- [Work to be completed] Print nothing but the lines below starting at the line that holds "u32x4 q[4];" and ending at the line that holds "template <class VlcRd>", including both, each exactly as written.

- [Material provided]
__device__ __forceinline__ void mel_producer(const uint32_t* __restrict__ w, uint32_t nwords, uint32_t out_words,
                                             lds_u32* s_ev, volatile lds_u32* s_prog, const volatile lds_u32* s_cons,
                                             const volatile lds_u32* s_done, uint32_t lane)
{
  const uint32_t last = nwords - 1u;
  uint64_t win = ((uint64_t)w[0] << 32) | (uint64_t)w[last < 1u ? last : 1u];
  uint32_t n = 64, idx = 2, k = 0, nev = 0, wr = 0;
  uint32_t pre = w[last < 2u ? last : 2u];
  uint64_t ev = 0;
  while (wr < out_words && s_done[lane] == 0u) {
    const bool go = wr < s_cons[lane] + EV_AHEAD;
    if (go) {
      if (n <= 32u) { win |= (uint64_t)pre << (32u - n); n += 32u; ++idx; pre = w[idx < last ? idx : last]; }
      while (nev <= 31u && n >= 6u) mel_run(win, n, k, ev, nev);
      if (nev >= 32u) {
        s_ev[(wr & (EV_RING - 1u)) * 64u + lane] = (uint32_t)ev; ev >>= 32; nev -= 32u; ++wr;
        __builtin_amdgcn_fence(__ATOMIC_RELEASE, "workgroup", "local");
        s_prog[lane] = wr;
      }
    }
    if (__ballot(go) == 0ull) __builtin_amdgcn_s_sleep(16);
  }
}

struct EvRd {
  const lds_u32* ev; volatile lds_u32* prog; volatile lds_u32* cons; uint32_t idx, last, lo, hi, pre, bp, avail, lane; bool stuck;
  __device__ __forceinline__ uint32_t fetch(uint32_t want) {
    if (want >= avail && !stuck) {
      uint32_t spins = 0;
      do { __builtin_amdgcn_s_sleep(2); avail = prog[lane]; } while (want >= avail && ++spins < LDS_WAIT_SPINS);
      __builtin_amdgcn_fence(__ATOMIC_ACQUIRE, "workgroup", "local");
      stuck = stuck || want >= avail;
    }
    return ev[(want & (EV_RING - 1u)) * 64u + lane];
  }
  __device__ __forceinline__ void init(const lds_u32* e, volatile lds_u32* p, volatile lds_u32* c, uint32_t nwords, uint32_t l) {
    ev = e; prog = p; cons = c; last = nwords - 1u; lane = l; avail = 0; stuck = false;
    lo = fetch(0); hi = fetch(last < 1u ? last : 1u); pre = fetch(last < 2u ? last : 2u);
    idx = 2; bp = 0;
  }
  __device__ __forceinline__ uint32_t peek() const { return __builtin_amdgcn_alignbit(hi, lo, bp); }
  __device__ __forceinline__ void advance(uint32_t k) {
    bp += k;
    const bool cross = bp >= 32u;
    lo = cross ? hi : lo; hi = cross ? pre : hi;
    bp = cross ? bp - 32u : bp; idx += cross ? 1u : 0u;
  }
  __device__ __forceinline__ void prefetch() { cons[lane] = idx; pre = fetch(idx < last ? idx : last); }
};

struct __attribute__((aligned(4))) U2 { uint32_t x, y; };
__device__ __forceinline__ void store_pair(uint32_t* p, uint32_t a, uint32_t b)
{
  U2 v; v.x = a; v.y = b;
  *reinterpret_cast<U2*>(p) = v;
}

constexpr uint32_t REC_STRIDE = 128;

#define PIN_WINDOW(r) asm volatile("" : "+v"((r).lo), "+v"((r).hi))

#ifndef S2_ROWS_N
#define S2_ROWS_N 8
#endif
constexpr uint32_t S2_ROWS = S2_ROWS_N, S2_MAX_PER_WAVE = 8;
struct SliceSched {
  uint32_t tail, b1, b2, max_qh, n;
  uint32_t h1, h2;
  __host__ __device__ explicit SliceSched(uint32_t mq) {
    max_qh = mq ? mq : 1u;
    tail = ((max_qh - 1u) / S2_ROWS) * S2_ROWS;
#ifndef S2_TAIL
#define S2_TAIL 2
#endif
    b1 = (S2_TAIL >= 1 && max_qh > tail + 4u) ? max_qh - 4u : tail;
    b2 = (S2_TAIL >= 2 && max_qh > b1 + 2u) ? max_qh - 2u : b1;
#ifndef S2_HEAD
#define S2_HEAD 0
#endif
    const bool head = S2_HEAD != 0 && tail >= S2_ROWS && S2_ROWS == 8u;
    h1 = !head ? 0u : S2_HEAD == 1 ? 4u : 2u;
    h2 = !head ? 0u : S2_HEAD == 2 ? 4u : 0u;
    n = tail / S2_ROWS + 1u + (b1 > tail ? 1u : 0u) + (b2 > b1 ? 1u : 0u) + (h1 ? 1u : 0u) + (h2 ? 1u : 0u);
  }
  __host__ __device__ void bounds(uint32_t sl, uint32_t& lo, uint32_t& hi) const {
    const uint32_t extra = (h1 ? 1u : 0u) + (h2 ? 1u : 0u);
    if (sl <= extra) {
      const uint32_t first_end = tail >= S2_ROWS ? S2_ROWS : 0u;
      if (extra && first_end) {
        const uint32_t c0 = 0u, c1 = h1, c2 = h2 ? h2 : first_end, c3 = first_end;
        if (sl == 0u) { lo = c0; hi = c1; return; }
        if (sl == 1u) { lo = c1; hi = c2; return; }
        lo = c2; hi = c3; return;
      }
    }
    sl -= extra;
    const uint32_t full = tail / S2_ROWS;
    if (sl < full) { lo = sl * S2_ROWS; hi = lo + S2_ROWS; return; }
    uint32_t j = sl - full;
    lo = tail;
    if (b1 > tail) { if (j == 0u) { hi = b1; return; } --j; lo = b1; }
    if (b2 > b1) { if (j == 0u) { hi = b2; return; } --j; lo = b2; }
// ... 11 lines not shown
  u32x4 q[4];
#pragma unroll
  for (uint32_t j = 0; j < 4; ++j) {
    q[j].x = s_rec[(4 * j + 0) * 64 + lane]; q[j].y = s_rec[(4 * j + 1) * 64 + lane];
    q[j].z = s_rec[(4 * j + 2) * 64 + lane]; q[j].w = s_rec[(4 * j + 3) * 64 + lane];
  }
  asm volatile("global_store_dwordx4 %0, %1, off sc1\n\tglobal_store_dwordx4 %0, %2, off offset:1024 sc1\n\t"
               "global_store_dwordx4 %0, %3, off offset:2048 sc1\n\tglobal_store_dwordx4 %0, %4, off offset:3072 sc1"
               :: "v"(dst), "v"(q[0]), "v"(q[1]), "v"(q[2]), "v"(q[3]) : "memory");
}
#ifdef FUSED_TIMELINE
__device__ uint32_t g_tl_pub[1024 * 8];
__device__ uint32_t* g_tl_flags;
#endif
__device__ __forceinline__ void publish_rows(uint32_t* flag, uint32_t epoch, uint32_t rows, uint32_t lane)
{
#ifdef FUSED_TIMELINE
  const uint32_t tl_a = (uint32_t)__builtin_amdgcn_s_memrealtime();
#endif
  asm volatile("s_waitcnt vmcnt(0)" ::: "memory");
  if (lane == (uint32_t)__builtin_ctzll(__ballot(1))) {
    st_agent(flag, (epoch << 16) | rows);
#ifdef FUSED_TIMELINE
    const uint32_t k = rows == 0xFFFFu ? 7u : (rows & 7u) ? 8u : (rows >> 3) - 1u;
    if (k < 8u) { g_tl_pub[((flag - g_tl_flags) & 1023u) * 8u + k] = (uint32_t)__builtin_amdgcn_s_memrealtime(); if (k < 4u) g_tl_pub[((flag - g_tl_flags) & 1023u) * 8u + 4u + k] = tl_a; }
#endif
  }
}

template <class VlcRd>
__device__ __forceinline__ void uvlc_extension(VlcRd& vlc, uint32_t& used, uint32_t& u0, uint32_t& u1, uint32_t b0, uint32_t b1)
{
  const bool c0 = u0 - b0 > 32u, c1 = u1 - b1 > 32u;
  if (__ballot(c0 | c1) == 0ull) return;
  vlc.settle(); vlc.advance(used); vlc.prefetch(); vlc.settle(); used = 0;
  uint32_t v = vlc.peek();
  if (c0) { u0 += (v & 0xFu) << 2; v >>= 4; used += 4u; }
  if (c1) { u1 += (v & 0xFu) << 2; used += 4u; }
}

- [Exercise result]
  u32x4 q[4];
#pragma unroll
  for (uint32_t j = 0; j < 4; ++j) {
    q[j].x = s_rec[(4 * j + 0) * 64 + lane]; q[j].y = s_rec[(4 * j + 1) * 64 + lane];
    q[j].z = s_rec[(4 * j + 2) * 64 + lane]; q[j].w = s_rec[(4 * j + 3) * 64 + lane];
  }
  asm volatile("global_store_dwordx4 %0, %1, off sc1\n\tglobal_store_dwordx4 %0, %2, off offset:1024 sc1\n\t"
               "global_store_dwordx4 %0, %3, off offset:2048 sc1\n\tglobal_store_dwordx4 %0, %4, off offset:3072 sc1"
               :: "v"(dst), "v"(q[0]), "v"(q[1]), "v"(q[2]), "v"(q[3]) : "memory");
}
#ifdef FUSED_TIMELINE
__device__ uint32_t g_tl_pub[1024 * 8];
__device__ uint32_t* g_tl_flags;
#endif
__device__ __forceinline__ void publish_rows(uint32_t* flag, uint32_t epoch, uint32_t rows, uint32_t lane)
{
#ifdef FUSED_TIMELINE
  const uint32_t tl_a = (uint32_t)__builtin_amdgcn_s_memrealtime();
#endif
  asm volatile("s_waitcnt vmcnt(0)" ::: "memory");
  if (lane == (uint32_t)__builtin_ctzll(__ballot(1))) {
    st_agent(flag, (epoch << 16) | rows);
#ifdef FUSED_TIMELINE
    const uint32_t k = rows == 0xFFFFu ? 7u : (rows & 7u) ? 8u : (rows >> 3) - 1u;
    if (k < 8u) { g_tl_pub[((flag - g_tl_flags) & 1023u) * 8u + k] = (uint32_t)__builtin_amdgcn_s_memrealtime(); if (k < 4u) g_tl_pub[((flag - g_tl_flags) & 1023u) * 8u + 4u + k] = tl_a; }
#endif
  }
}

template <class VlcRd>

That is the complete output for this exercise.